How old was your puppy when you started giving them greenies or nylabones dental chews? the greenies website says over 6months, and the nylabones doesnt have an age. did you start giving them to your puppies earlier then that? peanut is starting to get teething breath, and i thought that might help with that, he is 3 months old. i dont know maybe its to early. any advice would be loved


----------



## 2pups622 (Apr 17, 2005)

i gave austin greenies at 10 weeks i didnt know i was surrposed to wait oops still to this day even with my older boys i always hold the greenie while they eat it and i watch to make sure to big pieces get swallowed


----------



## iluvmyvikin (Aug 24, 2005)

i usually give my puppy the lil bits, but once a week i let her have the "real" ones.. i keep careful watch with her, but the boy always ends up eating the last half!


----------



## *Tiffany* (Sep 27, 2005)

I gave one to rocky when he was 3 mos old and he still isnt finished with it. He has been chewing on it for like 3 weeks, I never knew to wait to give them greenies oops.


----------



## princess_ella (Jun 4, 2005)

i can't remember but for sure she was younger than 6 momths i gave Princess her first one when she was teething and held it for her.I stopped when i noticed she was not letting me hold it and when she eat them to fast.i think they are great while teething since they just nibble on them.


----------



## Jen (Sep 13, 2005)

I gave Teddy his first Nylabone when he was a few months old.
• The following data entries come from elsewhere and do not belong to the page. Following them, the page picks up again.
template <int C, int NB, int WAVES, bool DO_A, bool DO_B, bool DO_C, bool DO_DMA, int VAR, int PF, bool F16 = ffn_f16<C>(), bool BPRE = (C == 96 || F16)>
FVHD_DEV void ffn_iter(const bf16x8 (&afr)[NB][C / 16], f32x16 (&o)[NB][C / 32], f32x16 (&s_out)[NB], const f32x16 (&s_in)[NB],
                       bf16x8 (&p_out)[NB][2], const bf16x8 (&p_in)[NB][2], const char* const (&w1p)[C / 48],
                       const char* const (&w2p)[2], const int ring, const float* b1_cur, const float* b1_prev, int half,
                       const char* dma_src1, unsigned dma_dst1, bool dma1, const char* dma_src2, unsigned dma_dst2, bool dma2, int uwave)
{
    constexpr int KS = C / 16, NF = 2 * KS, NM = NF * NB;
    constexpr int NA = C / 48, CHB = 64 * C, NG = CHB / 1024;
    constexpr int UPS = 96 * NB / NM;
    constexpr int DW = WAVES, TP = 2 * NG, NPW = (TP + DW - 1) / DW;
    static_assert(TP % DW == 0, "every wave issues the same number of pieces");
    constexpr bool PIN = !(VAR & 16);
    constexpr int DSTRIDE = (VAR & 32) ? 1 : ((NM / 2) / NPW > 0 ? (NM / 2) / NPW : 1);
#define FFN_LD_W1(ks) (*(const bf16x8*)(w1p[(ks) % NA] + ring * CHB + ((ks) / NA) * NA * 32))
#define FFN_LD_W2(f) (*(const bf16x8*)(w2p[(f) & 1] + ring * CHB + ((f) >> 1) * 2048))
#define FFN_LD(f) (((f) & 1) ? FFN_LD_W2((f) >> 1) : FFN_LD_W1((f) >> 1))
#define FFN_LD_ON(f) (((f) & 1) ? DO_C : DO_A)
    bf16x8 wf[NF];
    f32x4 bv[4];
    GeluSt gs[NB][8];
    f32x2 gout[NB][8];
    GeluSt16 gs16[NB][8];
    f16x2 gout16[NB][8];
    if constexpr (DO_A && BPRE) {
#pragma unroll
        for (int q = 0; q < 4; ++q) bv[q] = *(const f32x4*)(b1_cur + 8 * q + 4 * half);
    }
    if constexpr (DO_B && !BPRE) bv[0] = *(const f32x4*)(b1_prev + 4 * half);
    constexpr bool PAIRW = FVHD_FFN_PAIRWAIT && PIN && F16 && BPRE && NB == 1 && DO_A && DO_B && DO_C && !(VAR & (4 | 8));
    constexpr int PFE = PAIRW ? 4 : PF;
#pragma unroll
    for (int f = 0; f < PFE; ++f)
        if (FFN_LD_ON(f)) wf[f] = FFN_LD(f);
    if constexpr (PIN) __builtin_amdgcn_sched_barrier(0);
#pragma unroll
    for (int m = 0; m < NM; ++m) {
        const int f = m / NB, nb = m % NB;
        if constexpr (PAIRW) {
            if ((f & 1) == 0) {
                if (f + 2 < NF) __builtin_amdgcn_s_waitcnt(0xc27f);
                else __builtin_amdgcn_s_waitcnt(0xc07f);
            }
        }
        if ((f & 1) == 0) {
            if constexpr (DO_A) {
                const int ks = f >> 1;
                if constexpr (VAR & 8) asm volatile("" ::"v"(wf[f]));
                else if (ks == 0) {
                    f32x16 z;
#pragma unroll
                    for (int r = 0; r < 16; ++r) z[r] = BPRE ? bv[r >> 2][r & 3] : 0.0f;
                    s_out[nb] = __builtin_amdgcn_mfma_f32_32x32x16_bf16(wf[f], afr[nb][ks], z, 0, 0, 0);
                } else s_out[nb] = __builtin_amdgcn_mfma_f32_32x32x16_bf16(wf[f], afr[nb][ks], s_out[nb], 0, 0, 0);
            }
        } else {
            if constexpr (DO_C) {
                const int g = f >> 1;
                if constexpr (VAR & 4) asm volatile("" ::"v"(wf[f]), "v"(p_in[nb][g & 1]));
                else if constexpr (F16)
                    o[nb][g >> 1] = __builtin_amdgcn_mfma_f32_32x32x16_f16(__builtin_bit_cast(f16x8, wf[f]), __builtin_bit_cast(f16x8, p_in[nb][g & 1]), o[nb][g >> 1], 0, 0, 0);
                else o[nb][g >> 1] = __builtin_amdgcn_mfma_f32_32x32x16_bf16(wf[f], p_in[nb][g & 1], o[nb][g >> 1], 0, 0, 0);
            }
        }
        if constexpr (PIN) __builtin_amdgcn_sched_barrier(0);
        if constexpr (PAIRW) {
            if ((f & 1) == 0) {
                if (f + 4 < NF) wf[f + 4] = FFN_LD(f + 4);
                if (f + 5 < NF) wf[f + 5] = FFN_LD(f + 5);
            }
        } else if (nb == 0 && f + PF < NF && FFN_LD_ON(f + PF)) wf[f + PF] = FFN_LD(f + PF);
        if constexpr (DO_DMA) {
#if FVHD_FFN_DMARUN
            constexpr int PPW = TP / DW, RUN = PPW % 4 == 0 ? 4 : PPW % 3 == 0 ? 3 : PPW, NRUN = PPW / RUN, RSTRIDE = (NM / 2) / NRUN > 0 ? (NM / 2) / NRUN : 1;
            static_assert(TP % DW == 0 && PPW % RUN == 0 && RUN <= 4 && DW % 2 == 0 && NG % PPW == 0, "a wave's pieces lie in one matrix");
            if (m % RSTRIDE == 0 && m / RSTRIDE < NRUN) {
                const int second = uwave >= DW / 2;
                const unsigned pc0 = (unsigned)((uwave % (DW / 2)) * PPW + (m / RSTRIDE) * RUN) * 1024u;
                const char* sb = (second ? dma_src2 : dma_src1) + pc0;
                const unsigned dst = (second ? dma_dst2 : dma_dst1) + pc0;
                if (second ? dma2 : dma1) glds16_run<RUN>(sb, (threadIdx.x & 63) * 16u, dst);
            }
#else
            if (m % DSTRIDE == 0 && m / DSTRIDE < NPW) {
                const int flat = (m / DSTRIDE) * DW + uwave;
                const int lane16 = (threadIdx.x & 63) * 16;
                const bool second = flat >= NG;
                const int pc = second ? flat - NG : flat;
                const char* src = (second ? dma_src2 : dma_src1) + pc * 1024 + lane16;
                const unsigned dst = (second ? dma_dst2 : dma_dst1) + (unsigned)pc * 1024u;
                if (second ? dma2 : dma1) glds16(src, dst);
            }
#endif
        }
        if constexpr (DO_B) {
            if constexpr (!BPRE) {
#pragma unroll
                for (int q = 1; q < 4; ++q)
                    if (m == ((24 * q * NB) / UPS >= 2 ? (24 * q * NB) / UPS - 2 : 0)) bv[q] = *(const f32x4*)(b1_prev + 8 * q + 4 * half);
            }
            if constexpr (F16) {
                constexpr int NGRP = NM / 12;
                static_assert(NGRP * UPS == 8 * NB && NGRP * 10 <= NM, "ten stages of every pair group fit into the iteration's slots");
                if (m / 10 < NGRP) {
                    const int k = m % 10;
#pragma unroll
                    for (int i = 0; i < UPS; ++i) {
                        const int pr = (m / 10) * UPS + i, gb = pr % NB, r = 2 * (pr / NB);
                        const f32x2 sv = {s_in[gb][r], s_in[gb][r + 1]};
                        if constexpr (VAR & 2) {
                            if (k == 9) gout16[gb][r >> 1] = __builtin_bit_cast(f16x2, __builtin_amdgcn_cvt_pkrtz(sv[0], sv[1]));
                        } else gelu16_dispatch(k, gs16[gb][r >> 1], sv, gout16[gb][r >> 1]);
                        if (k == 9) {
                            f16x8 pt = __builtin_bit_cast(f16x8, p_out[gb][r >> 3]);
                            pt[r & 7] = gout16[gb][r >> 1][0];
                            pt[(r & 7) + 1] = gout16[gb][r >> 1][1];
                            p_out[gb][r >> 3] = __builtin_bit_cast(bf16x8, pt);
                        }
                    }
                }
            } else
#pragma unroll
            for (int u = m * UPS / 2; u < (m + 1) * UPS / 2; ++u) {
                const int gb = u % NB, jh = u / NB, h = jh % 6, r = 2 * (jh / 6);
                f32x2 sv = {s_in[gb][r], s_in[gb][r + 1]};
                if (!BPRE && (h == 0 || ((VAR & (2 | 64)) && h == 5))) sv += f32x2{bv[r >> 2][r & 3], bv[r >> 2][(r & 3) + 1]};
                if (VAR & 2) {
                    if (h == 5) gout[gb][r >> 1] = sv;
                } else {
                    if constexpr (VAR & 64) {
                        if (h == 5) gout[gb][r >> 1] = f32x2{gelu_erf(sv[0]), gelu_erf(sv[1])};
                    } else
                    if (h == 0) gelu_half<0>(gs[gb][r >> 1], sv, gout[gb][r >> 1]);
                    else if (h == 1) gelu_half<1>(gs[gb][r >> 1], sv, gout[gb][r >> 1]);
                    else if (h == 2) gelu_half<2>(gs[gb][r >> 1], sv, gout[gb][r >> 1]);
                    else if (h == 3) gelu_half<3>(gs[gb][r >> 1], sv, gout[gb][r >> 1]);
                    else if (h == 4) gelu_half<4>(gs[gb][r >> 1], sv, gout[gb][r >> 1]);
                    else gelu_half<5>(gs[gb][r >> 1], sv, gout[gb][r >> 1]);
                }
                if (h == 5 && (r & 3) == 2) {
                    const bf16x4 pk = f32_to_bf4(f32x4{gout[gb][(r >> 1) - 1][0], gout[gb][(r >> 1) - 1][1], gout[gb][r >> 1][0], gout[gb][r >> 1][1]});
#pragma unroll
                    for (int j = 0; j < 4; ++j) p_out[gb][r >> 3][(r & 4) + j] = pk[j];
                }
            }
        }
        if constexpr (PIN) __builtin_amdgcn_sched_barrier(0);
    }
#pragma unroll
    for (int nb = 0; nb < NB; ++nb) {
        if constexpr (DO_B) asm volatile("" : "+v"(p_out[nb][0]), "+v"(p_out[nb][1]));
        if constexpr (DO_A) asm volatile("" : "+v"(s_out[nb]));
    }
#undef FFN_LD_W1
#undef FFN_LD_W2
#undef FFN_LD
#undef FFN_LD_ON
}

I don't give Teddy Greenies or any other bone he can chew pieces off of after he choked on a piece. :shock:


----------



## goldie (Jun 22, 2005)

Tico got his first greenie bone at about 5 months while we were visiting a friend (her dog 'gave' it to him) - but prior to that, I'd bought one of the little bags of chips and he would get a couple at a time for a treat.


----------



## Cooper (Jun 15, 2005)

I gave Cooper greenies starting at 7 weeks... he was chewing on everything, so I went to the feed store to get him a rawhide or something to bite into and the lady suggested Greenies. He didn't start actually eating them for a few months though; he just teethed on them for a while at first.


----------



## Tinker (Jan 3, 2005)

Marcus was somewhere between 2 1/2 and 3 months old when he got his first one. It sure didn't seem to hurt him any although that first one took him a week to eat. It's still up at the top of his list of favorite treats, that and the doggy chicken jerky.


----------



## LadybugLuv (Sep 21, 2005)

Ladybug had her first greenie at 6 months, but she didn't start eating them until a few months later. She would just chew on them at first. She eats them now, but it will take her several days to get through one.


----------



## fizzy n kirbys mum (Jan 17, 2005)

Fizzy had his first one when he was about 6 months , Kirby is aloud a little chew on one for a little while but he is just not strong enough to chew it lol he just kinda licks it then get's fed up , he is a baby :lol:


----------



## hnj22 (Jul 14, 2005)

I don't give Corky greenies but I do give him the plastic feeling Nylabones. He loves them and he can't chew off pieces. They are very durable. I started giving him those about 3.5-4months. They are really helping now with his teething. He will chew and chew on that thing lately since he is teething!!


----------